* [WHAT NEEDS TO BE DONE]:
Print each line from the start of the records below up through the line where "float* __restrict__ part_o, float*" is found, exactly as given.

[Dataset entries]
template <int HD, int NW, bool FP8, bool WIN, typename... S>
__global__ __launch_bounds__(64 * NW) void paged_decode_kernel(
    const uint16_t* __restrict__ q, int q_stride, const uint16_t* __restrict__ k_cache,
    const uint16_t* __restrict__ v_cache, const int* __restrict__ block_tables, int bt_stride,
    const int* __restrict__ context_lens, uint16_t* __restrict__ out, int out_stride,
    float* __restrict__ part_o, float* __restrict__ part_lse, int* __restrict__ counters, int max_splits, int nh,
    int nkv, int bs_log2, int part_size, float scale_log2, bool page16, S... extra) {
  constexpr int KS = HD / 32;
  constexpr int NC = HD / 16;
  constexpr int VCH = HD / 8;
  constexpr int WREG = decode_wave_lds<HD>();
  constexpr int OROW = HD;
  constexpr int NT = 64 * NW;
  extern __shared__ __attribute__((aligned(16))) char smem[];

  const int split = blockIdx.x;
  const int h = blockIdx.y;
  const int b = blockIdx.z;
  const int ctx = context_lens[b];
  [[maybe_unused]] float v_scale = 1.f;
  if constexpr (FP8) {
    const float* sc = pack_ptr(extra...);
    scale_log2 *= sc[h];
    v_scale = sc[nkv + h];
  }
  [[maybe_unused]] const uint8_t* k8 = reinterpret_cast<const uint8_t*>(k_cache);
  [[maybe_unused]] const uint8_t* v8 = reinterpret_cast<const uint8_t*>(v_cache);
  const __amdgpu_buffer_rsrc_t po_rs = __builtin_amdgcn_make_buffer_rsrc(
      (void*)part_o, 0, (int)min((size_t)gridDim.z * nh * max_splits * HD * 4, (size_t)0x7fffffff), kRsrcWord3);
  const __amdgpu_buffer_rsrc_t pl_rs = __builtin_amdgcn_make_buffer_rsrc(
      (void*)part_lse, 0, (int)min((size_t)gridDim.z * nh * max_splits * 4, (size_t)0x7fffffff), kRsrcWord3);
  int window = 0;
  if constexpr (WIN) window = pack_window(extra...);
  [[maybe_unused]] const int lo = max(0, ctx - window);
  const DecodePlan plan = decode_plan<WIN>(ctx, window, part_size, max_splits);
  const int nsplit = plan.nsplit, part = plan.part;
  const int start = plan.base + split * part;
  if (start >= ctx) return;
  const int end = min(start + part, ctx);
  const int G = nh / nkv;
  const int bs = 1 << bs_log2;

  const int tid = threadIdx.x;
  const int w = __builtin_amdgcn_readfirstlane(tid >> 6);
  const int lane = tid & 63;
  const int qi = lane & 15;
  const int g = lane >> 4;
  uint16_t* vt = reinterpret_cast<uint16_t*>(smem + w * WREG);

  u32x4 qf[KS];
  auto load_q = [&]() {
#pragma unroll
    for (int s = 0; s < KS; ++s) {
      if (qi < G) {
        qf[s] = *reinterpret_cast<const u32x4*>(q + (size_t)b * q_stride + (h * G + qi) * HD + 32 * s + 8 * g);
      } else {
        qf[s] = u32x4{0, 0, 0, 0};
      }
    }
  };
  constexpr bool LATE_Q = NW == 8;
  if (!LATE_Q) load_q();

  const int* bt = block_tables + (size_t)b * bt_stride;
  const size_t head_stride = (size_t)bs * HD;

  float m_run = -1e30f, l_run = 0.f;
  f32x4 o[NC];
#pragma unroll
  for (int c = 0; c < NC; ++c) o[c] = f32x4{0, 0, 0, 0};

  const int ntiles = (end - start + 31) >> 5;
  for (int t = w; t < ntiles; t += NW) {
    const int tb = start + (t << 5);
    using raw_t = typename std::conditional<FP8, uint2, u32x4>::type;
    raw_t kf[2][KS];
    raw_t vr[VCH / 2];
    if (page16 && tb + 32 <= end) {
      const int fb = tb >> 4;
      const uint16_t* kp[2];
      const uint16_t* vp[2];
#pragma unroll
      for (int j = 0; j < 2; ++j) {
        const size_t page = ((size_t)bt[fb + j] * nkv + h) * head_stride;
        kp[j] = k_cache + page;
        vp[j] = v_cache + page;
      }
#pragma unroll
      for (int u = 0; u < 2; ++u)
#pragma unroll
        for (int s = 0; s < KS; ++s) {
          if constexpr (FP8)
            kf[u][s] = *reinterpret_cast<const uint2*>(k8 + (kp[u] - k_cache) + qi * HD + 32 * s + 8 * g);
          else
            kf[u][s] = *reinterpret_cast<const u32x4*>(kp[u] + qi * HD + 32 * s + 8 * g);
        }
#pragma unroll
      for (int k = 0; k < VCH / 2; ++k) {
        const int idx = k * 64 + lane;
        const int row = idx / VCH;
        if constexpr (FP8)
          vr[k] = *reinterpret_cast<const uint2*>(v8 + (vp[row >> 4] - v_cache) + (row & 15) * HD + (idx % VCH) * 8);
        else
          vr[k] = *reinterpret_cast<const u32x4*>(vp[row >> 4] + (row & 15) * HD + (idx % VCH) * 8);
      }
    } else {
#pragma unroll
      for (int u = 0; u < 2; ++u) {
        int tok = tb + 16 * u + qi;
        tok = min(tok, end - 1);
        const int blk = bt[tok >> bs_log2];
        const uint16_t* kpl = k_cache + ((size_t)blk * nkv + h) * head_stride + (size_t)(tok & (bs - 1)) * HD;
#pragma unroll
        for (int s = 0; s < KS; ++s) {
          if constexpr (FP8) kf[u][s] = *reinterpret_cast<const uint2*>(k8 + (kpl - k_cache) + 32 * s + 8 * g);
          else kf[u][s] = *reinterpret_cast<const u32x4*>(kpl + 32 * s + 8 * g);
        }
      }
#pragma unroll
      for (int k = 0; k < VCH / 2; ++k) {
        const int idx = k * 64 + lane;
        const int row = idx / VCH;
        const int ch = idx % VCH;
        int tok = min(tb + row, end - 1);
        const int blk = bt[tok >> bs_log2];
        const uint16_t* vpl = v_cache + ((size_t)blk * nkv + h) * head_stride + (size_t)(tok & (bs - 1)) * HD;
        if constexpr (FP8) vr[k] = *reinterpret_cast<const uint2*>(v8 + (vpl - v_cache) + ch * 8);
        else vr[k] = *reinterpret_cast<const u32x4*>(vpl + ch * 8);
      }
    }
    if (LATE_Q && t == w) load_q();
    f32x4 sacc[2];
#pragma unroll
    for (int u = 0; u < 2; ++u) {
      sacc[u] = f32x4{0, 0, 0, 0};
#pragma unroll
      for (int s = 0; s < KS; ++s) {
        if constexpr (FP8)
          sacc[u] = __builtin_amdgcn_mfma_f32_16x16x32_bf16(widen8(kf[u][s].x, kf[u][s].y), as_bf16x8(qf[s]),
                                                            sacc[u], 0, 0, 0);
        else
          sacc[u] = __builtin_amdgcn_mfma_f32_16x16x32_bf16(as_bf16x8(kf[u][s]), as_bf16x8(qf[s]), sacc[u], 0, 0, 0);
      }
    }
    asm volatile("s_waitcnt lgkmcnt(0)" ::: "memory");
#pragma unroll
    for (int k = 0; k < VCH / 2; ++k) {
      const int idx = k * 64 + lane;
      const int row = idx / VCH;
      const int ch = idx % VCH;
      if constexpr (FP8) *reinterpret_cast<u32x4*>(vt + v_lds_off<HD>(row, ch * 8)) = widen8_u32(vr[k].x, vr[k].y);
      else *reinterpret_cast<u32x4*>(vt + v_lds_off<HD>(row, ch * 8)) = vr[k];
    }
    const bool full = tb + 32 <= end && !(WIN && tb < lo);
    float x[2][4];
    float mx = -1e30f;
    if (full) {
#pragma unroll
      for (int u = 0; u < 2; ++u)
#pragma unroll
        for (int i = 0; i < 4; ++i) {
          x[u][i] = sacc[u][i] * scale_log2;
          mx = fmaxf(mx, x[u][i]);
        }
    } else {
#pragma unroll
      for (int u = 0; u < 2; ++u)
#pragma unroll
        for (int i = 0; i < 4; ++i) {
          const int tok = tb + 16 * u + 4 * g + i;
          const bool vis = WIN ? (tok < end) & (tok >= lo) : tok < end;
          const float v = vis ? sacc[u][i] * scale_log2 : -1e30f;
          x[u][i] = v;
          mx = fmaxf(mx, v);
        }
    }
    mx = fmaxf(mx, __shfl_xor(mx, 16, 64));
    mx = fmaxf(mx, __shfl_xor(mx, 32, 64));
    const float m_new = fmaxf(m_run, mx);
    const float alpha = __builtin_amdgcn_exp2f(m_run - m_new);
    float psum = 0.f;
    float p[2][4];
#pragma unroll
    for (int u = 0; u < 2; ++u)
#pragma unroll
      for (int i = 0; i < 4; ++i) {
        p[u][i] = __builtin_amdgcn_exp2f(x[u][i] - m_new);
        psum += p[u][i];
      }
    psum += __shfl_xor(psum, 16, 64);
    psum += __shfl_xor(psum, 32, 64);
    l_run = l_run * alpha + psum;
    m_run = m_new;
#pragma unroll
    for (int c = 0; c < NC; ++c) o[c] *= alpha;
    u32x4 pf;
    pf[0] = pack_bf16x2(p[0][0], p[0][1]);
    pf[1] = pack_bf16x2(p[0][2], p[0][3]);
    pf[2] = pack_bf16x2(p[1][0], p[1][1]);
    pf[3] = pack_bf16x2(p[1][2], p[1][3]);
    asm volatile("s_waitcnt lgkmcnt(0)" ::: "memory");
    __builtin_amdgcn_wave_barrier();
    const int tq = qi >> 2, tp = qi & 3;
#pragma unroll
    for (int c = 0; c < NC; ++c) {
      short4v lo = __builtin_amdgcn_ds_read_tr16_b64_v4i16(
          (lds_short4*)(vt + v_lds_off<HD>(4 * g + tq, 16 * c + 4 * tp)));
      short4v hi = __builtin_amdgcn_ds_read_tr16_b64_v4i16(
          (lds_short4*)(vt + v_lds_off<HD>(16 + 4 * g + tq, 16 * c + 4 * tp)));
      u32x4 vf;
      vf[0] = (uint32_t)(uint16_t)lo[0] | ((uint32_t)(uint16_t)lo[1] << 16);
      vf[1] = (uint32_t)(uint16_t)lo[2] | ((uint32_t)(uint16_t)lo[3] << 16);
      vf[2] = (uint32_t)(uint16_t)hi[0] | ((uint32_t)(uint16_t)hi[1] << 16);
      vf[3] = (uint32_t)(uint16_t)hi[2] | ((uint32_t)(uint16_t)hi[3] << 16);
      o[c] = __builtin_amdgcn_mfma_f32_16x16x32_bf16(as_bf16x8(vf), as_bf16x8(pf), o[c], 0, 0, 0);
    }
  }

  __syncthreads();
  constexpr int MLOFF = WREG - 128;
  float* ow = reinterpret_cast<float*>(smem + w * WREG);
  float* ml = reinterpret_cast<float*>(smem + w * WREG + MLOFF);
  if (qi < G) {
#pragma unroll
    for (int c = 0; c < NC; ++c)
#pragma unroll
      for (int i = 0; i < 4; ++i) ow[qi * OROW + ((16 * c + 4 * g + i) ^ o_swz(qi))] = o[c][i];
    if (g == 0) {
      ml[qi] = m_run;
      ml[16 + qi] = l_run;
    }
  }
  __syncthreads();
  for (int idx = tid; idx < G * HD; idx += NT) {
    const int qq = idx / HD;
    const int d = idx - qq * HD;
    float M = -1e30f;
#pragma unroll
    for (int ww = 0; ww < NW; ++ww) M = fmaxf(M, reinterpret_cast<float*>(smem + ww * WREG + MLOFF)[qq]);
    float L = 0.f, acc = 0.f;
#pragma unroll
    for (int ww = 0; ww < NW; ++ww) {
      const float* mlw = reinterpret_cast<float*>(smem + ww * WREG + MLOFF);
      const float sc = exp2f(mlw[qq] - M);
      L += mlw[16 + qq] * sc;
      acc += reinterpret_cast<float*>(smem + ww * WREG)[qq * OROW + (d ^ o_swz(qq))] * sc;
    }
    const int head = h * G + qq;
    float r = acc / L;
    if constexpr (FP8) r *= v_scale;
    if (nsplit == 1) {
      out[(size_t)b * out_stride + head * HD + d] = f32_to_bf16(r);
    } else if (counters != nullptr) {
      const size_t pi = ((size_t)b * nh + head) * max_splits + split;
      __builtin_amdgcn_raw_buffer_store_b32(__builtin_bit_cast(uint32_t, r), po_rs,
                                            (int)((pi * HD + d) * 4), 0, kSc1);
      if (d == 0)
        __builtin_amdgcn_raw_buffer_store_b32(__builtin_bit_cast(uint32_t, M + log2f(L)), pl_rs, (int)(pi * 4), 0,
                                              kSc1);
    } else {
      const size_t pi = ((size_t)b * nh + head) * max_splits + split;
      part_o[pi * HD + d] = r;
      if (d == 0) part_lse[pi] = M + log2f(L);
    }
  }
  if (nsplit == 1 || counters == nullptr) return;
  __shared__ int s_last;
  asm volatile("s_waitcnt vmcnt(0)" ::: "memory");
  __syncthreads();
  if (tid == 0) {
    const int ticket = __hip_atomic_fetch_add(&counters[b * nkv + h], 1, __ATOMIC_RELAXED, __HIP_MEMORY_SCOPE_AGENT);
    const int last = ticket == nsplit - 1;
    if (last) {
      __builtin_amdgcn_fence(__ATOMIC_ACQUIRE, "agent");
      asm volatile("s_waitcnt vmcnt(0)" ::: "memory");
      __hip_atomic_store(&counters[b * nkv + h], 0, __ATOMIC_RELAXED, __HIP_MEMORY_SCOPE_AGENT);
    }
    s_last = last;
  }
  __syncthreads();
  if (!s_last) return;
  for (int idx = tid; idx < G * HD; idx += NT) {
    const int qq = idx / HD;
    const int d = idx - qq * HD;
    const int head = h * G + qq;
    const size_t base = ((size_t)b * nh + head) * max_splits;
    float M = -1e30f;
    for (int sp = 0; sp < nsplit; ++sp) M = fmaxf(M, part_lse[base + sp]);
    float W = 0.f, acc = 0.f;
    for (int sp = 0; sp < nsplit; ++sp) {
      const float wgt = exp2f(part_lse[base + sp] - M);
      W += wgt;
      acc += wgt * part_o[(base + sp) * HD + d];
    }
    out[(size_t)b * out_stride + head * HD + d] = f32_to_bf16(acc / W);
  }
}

* [RESPONSE BELOW]:
template <int HD, int NW, bool FP8, bool WIN, typename... S>
__global__ __launch_bounds__(64 * NW) void paged_decode_kernel(
    const uint16_t* __restrict__ q, int q_stride, const uint16_t* __restrict__ k_cache,
    const uint16_t* __restrict__ v_cache, const int* __restrict__ block_tables, int bt_stride,
    const int* __restrict__ context_lens, uint16_t* __restrict__ out, int out_stride,
    float* __restrict__ part_o, float* __restrict__ part_lse, int* __restrict__ counters, int max_splits, int nh,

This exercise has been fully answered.